[Dataset entries]
- Opening Delimiter -
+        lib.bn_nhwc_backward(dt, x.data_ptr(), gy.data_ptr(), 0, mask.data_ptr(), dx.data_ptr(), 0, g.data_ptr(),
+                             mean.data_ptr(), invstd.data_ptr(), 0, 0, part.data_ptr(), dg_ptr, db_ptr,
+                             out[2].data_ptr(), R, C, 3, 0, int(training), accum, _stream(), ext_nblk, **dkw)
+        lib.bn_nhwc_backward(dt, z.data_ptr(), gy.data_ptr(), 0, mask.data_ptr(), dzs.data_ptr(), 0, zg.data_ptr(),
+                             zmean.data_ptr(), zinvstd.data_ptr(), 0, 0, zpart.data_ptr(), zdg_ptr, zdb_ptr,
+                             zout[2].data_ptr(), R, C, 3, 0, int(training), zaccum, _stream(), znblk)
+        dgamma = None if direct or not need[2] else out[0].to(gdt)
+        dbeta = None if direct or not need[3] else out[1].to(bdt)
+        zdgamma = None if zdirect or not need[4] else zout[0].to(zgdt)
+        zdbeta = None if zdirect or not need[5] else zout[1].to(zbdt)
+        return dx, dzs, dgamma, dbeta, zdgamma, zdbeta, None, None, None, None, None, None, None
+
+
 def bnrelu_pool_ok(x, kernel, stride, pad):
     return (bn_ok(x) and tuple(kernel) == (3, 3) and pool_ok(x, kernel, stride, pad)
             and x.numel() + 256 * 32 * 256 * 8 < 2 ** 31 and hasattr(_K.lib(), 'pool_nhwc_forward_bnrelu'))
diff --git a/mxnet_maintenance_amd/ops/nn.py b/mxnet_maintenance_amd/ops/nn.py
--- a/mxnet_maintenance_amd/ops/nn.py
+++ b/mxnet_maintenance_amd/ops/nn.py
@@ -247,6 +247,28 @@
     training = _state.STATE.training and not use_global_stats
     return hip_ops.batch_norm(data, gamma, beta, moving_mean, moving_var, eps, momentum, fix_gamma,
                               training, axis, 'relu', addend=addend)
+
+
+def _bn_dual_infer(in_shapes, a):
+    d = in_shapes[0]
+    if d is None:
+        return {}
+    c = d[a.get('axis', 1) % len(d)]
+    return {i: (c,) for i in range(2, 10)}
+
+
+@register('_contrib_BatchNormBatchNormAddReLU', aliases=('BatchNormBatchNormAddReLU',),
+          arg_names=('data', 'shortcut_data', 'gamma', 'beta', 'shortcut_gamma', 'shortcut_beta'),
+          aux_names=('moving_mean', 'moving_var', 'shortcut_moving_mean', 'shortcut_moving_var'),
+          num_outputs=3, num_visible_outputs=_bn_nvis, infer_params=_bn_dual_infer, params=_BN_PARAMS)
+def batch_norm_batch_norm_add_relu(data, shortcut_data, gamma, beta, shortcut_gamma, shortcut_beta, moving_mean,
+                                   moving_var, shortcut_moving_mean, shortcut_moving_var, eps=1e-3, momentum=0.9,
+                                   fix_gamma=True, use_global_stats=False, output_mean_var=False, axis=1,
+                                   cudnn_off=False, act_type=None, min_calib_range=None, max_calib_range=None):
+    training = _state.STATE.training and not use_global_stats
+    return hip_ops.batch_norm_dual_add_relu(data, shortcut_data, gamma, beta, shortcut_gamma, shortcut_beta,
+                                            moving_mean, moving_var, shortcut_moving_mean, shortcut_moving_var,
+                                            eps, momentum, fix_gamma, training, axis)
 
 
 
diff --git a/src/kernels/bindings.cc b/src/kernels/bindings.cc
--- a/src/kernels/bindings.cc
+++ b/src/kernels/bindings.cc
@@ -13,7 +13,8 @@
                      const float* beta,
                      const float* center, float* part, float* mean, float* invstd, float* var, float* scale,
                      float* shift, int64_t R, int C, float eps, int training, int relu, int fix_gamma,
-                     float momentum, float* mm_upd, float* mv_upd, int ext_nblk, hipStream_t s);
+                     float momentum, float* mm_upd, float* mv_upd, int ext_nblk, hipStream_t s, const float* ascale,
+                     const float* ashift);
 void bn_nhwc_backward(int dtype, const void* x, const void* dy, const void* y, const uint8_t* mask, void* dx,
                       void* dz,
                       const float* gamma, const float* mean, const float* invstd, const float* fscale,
- Closing Delimiter -
- Opening Delimiter -
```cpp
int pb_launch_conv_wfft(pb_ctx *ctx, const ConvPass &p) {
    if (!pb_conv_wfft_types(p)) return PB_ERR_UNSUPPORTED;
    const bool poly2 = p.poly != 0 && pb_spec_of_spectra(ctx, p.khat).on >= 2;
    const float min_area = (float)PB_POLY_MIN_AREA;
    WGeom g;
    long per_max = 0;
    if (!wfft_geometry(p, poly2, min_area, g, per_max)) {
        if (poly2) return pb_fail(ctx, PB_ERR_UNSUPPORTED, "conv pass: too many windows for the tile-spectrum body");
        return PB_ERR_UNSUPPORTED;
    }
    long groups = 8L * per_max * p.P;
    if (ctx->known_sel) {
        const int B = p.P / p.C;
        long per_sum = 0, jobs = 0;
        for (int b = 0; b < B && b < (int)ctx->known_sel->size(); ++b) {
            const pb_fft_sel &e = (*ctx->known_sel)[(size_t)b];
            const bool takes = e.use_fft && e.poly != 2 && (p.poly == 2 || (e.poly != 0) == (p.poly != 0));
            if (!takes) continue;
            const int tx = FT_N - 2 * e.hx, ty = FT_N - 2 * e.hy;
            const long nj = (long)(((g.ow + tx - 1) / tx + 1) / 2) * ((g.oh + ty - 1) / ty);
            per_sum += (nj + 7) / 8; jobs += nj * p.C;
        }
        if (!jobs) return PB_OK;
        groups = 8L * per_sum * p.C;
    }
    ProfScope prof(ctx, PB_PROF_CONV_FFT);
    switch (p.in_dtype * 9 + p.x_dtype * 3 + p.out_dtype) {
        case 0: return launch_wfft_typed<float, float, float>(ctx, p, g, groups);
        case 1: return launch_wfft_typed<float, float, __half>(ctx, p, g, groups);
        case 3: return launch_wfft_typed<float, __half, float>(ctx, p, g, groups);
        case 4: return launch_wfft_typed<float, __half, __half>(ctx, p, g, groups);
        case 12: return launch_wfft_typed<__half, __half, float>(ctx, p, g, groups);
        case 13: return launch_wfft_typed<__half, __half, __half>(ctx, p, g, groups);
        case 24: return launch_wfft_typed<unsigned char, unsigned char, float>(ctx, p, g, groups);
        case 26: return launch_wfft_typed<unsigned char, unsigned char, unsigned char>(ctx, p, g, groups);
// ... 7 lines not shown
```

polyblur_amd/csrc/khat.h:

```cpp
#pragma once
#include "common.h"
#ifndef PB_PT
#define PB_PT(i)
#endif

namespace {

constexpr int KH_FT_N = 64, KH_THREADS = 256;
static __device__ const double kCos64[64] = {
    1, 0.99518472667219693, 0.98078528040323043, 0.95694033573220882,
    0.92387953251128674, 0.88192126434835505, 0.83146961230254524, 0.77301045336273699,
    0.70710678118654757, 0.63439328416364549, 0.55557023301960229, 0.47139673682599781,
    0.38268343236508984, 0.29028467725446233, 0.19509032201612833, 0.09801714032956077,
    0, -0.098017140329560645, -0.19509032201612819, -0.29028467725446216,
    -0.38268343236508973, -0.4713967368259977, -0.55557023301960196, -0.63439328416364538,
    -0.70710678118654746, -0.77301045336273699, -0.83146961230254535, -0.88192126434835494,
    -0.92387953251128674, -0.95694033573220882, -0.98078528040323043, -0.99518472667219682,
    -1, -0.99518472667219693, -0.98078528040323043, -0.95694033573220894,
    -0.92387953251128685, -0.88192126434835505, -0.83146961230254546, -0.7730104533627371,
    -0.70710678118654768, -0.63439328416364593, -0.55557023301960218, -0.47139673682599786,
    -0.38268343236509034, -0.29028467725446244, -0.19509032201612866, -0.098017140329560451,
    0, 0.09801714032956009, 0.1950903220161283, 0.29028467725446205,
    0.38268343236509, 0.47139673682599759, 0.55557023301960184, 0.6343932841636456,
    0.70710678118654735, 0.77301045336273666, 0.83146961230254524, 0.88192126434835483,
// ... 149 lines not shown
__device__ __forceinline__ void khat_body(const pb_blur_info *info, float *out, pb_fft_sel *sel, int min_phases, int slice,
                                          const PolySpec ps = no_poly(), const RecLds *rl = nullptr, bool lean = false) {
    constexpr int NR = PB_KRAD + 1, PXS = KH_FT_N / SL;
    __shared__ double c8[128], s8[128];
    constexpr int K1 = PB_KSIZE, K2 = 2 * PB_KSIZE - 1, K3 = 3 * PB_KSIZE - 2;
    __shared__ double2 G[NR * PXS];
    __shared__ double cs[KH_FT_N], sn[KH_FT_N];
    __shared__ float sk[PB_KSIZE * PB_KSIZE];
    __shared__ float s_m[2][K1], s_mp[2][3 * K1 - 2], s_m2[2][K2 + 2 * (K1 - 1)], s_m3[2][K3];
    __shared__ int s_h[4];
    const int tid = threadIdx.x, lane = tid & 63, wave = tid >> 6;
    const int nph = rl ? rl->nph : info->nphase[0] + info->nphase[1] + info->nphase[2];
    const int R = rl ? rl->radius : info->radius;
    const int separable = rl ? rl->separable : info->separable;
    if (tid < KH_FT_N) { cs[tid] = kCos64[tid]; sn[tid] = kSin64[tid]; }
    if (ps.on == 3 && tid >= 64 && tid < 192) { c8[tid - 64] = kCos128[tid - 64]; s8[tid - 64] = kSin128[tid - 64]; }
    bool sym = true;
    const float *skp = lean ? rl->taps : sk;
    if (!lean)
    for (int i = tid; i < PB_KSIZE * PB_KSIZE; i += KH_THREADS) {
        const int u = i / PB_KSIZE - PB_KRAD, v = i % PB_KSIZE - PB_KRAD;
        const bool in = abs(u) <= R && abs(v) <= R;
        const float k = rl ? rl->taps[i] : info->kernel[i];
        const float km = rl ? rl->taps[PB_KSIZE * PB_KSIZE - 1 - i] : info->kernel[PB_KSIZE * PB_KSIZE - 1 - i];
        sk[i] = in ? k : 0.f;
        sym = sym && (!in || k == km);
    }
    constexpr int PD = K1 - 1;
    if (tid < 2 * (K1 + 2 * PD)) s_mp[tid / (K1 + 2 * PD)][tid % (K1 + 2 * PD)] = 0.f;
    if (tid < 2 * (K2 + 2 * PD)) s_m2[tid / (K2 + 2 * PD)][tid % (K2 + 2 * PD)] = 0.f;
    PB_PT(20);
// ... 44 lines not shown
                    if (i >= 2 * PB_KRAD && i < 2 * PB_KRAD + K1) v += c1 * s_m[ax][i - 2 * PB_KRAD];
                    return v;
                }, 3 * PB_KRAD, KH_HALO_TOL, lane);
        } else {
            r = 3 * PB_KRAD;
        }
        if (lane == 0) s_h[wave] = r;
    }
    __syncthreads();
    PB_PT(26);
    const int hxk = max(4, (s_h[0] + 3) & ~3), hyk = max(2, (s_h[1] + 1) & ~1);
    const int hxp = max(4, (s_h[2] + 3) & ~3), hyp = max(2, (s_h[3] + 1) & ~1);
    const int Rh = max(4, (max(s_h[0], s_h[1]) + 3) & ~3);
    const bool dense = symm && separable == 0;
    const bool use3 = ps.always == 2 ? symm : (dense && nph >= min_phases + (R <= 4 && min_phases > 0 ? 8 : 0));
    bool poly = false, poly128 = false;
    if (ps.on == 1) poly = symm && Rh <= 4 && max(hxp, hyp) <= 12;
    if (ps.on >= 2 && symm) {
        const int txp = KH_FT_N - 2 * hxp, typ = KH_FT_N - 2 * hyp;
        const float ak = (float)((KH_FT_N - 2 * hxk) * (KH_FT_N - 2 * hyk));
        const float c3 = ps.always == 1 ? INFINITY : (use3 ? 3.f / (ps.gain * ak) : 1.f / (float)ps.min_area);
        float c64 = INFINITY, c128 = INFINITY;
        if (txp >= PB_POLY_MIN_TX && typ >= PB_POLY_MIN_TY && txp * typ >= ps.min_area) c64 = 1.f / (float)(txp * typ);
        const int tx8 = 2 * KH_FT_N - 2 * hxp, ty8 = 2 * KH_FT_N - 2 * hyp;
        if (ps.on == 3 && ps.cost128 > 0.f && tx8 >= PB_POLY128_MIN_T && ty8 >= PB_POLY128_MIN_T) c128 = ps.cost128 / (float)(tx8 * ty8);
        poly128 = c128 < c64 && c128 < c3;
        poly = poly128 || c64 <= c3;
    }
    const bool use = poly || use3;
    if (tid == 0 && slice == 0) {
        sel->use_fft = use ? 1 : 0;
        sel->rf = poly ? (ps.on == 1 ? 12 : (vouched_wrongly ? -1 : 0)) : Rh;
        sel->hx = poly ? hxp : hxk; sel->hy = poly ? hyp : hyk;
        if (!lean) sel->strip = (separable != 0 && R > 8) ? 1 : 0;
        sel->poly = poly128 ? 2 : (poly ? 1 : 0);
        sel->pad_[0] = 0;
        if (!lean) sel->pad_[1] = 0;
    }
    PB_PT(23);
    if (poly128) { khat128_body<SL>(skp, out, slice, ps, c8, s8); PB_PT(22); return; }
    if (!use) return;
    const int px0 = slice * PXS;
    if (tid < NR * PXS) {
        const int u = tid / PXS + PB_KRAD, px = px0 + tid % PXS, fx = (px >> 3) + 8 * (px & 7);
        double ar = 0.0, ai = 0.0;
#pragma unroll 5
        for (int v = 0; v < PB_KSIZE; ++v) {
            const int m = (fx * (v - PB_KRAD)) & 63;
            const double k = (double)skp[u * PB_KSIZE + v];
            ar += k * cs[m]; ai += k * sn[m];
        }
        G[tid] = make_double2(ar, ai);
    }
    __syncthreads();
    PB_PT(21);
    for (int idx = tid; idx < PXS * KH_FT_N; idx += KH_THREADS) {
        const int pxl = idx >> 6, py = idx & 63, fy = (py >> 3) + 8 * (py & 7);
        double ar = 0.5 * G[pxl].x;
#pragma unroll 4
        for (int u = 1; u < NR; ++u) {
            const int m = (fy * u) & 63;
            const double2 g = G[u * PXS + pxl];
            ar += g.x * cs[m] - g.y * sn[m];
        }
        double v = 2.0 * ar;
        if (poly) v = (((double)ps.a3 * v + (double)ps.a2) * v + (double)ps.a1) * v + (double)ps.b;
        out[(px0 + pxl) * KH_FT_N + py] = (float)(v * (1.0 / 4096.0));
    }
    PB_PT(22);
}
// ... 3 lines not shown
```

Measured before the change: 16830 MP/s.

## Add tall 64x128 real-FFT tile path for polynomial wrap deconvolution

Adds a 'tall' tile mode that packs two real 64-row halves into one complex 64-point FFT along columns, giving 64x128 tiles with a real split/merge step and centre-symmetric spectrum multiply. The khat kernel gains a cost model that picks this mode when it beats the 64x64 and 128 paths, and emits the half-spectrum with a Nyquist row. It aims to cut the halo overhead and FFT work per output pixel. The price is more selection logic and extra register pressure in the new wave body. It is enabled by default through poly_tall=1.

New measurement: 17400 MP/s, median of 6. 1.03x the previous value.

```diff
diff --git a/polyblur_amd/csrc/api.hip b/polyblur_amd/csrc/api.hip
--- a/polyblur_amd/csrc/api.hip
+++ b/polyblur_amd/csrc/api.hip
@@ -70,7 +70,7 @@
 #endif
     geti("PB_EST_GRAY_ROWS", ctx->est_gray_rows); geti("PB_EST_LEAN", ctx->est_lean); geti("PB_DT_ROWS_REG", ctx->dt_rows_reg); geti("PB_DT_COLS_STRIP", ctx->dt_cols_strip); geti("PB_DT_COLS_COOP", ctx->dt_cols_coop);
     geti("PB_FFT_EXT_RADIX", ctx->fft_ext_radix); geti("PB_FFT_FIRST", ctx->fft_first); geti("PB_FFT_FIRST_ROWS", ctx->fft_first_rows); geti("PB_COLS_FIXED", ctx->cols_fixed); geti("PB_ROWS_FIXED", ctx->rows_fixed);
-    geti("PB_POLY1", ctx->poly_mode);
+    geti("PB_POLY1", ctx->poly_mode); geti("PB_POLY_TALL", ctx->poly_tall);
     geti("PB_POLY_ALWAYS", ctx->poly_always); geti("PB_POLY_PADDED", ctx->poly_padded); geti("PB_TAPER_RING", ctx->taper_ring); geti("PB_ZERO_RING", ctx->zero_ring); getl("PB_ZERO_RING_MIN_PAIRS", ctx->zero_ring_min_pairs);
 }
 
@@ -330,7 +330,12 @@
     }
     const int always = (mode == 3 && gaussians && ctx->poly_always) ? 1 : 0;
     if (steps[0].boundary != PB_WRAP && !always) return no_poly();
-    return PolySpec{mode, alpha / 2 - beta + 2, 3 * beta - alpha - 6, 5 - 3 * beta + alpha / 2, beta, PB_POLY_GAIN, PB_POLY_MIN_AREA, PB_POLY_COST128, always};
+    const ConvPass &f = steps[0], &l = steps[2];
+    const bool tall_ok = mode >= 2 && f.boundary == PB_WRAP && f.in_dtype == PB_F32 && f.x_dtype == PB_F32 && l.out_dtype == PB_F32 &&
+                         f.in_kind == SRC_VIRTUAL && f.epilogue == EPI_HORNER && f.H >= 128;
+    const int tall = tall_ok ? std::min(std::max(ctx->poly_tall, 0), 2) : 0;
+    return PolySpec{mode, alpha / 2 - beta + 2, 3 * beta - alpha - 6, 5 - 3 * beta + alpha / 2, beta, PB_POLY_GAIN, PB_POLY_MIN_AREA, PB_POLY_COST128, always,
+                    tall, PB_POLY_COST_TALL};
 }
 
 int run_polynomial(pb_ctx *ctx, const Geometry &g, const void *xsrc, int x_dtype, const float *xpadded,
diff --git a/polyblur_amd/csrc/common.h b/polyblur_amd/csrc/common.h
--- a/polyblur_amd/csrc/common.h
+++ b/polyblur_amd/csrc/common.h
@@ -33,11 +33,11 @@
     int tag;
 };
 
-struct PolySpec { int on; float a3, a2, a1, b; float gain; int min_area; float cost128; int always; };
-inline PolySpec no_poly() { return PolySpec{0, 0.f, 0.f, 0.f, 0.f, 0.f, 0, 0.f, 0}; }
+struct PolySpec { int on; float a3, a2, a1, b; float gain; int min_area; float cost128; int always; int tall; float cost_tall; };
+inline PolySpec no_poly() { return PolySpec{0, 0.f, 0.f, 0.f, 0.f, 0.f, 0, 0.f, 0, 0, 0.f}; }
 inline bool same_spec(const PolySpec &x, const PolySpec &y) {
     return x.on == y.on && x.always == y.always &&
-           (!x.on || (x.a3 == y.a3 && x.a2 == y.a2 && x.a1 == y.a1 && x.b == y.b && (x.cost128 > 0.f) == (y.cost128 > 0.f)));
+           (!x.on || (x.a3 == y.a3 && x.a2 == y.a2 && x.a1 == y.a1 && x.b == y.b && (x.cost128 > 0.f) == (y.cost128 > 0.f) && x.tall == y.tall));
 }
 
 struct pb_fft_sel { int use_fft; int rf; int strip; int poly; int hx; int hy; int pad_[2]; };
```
- Closing Delimiter -
- Opening Delimiter -
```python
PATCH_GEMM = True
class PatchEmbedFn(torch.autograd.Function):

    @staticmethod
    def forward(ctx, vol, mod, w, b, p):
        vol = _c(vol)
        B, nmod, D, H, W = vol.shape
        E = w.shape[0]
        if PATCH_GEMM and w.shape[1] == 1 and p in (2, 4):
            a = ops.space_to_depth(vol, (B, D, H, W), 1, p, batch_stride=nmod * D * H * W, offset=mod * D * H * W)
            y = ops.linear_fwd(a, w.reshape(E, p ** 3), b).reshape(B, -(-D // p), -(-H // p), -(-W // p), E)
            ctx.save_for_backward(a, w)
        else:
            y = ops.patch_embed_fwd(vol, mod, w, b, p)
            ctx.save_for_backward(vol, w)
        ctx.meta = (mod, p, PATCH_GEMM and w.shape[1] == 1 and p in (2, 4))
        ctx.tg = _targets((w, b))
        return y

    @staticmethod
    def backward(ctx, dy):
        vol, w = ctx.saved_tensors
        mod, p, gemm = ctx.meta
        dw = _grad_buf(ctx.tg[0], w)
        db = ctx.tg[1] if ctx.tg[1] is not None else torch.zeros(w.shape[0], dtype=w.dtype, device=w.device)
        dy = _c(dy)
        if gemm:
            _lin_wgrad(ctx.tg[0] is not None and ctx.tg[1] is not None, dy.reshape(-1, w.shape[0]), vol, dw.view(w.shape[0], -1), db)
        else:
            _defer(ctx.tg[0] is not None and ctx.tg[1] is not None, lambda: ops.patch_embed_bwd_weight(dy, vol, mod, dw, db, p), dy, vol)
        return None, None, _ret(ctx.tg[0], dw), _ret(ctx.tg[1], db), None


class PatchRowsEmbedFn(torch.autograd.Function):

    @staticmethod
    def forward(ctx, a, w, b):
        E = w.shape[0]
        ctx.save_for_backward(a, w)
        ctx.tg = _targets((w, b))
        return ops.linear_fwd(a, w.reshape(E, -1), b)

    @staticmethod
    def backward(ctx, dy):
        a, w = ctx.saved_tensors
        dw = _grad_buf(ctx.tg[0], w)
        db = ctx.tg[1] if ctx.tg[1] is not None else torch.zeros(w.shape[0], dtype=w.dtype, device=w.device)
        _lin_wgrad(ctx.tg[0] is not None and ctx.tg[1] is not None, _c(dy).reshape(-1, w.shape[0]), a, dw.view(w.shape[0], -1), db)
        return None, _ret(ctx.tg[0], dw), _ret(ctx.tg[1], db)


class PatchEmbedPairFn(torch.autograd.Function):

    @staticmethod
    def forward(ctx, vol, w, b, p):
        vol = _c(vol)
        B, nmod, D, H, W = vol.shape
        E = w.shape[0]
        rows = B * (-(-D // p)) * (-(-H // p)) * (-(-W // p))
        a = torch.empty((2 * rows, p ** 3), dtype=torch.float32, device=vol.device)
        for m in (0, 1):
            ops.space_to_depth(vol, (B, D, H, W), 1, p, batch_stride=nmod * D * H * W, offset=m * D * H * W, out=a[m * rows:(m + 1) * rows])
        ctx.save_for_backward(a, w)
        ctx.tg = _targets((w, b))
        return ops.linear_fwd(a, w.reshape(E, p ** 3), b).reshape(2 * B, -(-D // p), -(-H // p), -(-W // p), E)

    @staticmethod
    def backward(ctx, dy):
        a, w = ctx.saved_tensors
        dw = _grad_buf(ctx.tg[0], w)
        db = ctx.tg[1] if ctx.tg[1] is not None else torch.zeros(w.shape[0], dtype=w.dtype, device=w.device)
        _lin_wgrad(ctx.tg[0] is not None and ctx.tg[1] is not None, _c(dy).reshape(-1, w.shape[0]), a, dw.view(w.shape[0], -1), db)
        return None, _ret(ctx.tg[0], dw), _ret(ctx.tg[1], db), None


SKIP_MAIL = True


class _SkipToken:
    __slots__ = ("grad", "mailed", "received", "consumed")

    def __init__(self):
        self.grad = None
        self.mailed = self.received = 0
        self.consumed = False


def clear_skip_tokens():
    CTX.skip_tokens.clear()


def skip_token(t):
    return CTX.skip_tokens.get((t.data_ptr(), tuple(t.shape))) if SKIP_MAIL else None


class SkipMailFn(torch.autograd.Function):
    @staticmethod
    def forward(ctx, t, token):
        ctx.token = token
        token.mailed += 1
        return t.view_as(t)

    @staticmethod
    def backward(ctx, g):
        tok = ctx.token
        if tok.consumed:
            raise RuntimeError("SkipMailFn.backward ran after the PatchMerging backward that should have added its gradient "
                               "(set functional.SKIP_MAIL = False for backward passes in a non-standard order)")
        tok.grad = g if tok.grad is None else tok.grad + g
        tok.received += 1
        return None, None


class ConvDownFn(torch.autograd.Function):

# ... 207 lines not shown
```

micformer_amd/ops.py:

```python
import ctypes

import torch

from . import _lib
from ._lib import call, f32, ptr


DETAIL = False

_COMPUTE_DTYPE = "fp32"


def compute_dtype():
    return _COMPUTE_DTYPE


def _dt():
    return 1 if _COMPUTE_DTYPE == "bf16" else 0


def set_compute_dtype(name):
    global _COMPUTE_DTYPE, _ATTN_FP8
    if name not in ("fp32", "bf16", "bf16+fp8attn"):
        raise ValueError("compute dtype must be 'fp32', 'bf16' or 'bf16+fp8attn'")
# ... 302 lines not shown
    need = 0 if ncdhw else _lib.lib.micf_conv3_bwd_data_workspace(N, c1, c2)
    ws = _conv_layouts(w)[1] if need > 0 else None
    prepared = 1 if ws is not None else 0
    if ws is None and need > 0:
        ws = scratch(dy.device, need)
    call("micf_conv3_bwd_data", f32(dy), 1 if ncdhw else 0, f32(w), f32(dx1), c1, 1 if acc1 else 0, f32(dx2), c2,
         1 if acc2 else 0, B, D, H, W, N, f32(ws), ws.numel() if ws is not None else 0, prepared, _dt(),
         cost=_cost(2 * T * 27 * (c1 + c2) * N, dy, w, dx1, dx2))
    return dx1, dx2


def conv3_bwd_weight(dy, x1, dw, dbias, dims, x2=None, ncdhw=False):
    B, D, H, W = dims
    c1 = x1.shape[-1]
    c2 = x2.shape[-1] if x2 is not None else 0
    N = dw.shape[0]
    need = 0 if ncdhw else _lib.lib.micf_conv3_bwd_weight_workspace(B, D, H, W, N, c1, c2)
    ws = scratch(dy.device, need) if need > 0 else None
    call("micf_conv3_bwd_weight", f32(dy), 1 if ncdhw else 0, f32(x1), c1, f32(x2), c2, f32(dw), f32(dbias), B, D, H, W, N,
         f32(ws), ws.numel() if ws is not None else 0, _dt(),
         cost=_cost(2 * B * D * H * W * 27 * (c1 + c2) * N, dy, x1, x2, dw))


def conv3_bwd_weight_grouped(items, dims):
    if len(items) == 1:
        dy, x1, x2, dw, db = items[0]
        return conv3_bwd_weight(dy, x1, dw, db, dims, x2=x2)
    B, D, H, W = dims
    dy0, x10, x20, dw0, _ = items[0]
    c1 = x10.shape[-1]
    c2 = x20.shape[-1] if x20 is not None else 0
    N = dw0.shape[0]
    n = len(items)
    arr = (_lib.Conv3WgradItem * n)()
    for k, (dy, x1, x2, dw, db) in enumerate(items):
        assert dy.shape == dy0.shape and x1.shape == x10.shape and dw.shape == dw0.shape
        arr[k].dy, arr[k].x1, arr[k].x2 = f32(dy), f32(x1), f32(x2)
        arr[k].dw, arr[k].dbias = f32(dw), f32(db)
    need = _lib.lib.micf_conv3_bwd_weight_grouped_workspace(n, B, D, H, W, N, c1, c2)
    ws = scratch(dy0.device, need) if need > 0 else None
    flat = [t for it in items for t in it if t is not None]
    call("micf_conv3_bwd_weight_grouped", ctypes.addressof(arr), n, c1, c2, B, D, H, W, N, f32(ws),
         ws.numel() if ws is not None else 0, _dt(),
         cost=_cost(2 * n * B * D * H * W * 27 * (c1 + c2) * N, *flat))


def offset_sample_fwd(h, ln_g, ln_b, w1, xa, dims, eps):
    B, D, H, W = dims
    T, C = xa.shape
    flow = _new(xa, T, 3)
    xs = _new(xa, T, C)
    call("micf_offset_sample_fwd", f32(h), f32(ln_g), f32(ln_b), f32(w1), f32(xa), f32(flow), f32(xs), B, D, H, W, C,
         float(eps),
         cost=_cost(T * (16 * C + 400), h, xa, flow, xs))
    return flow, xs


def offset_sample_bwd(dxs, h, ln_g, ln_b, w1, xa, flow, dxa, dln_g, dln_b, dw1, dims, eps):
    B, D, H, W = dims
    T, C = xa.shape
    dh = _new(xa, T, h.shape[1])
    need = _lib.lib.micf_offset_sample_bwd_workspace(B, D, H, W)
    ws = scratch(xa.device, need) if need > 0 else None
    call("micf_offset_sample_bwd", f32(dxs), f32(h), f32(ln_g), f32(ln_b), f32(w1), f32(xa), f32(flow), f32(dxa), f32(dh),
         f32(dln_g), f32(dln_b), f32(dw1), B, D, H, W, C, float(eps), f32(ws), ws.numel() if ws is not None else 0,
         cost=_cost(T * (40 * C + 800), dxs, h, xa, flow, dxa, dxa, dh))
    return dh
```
- Closing Delimiter -
**Directions**. Lines holding the word "nmod" in the entries above are the ones to pull out. Copy them all.

**Exercise solution**.
        B, nmod, D, H, W = vol.shape
            a = ops.space_to_depth(vol, (B, D, H, W), 1, p, batch_stride=nmod * D * H * W, offset=mod * D * H * W)
        B, nmod, D, H, W = vol.shape
            ops.space_to_depth(vol, (B, D, H, W), 1, p, batch_stride=nmod * D * H * W, offset=m * D * H * W, out=a[m * rows:(m + 1) * rows])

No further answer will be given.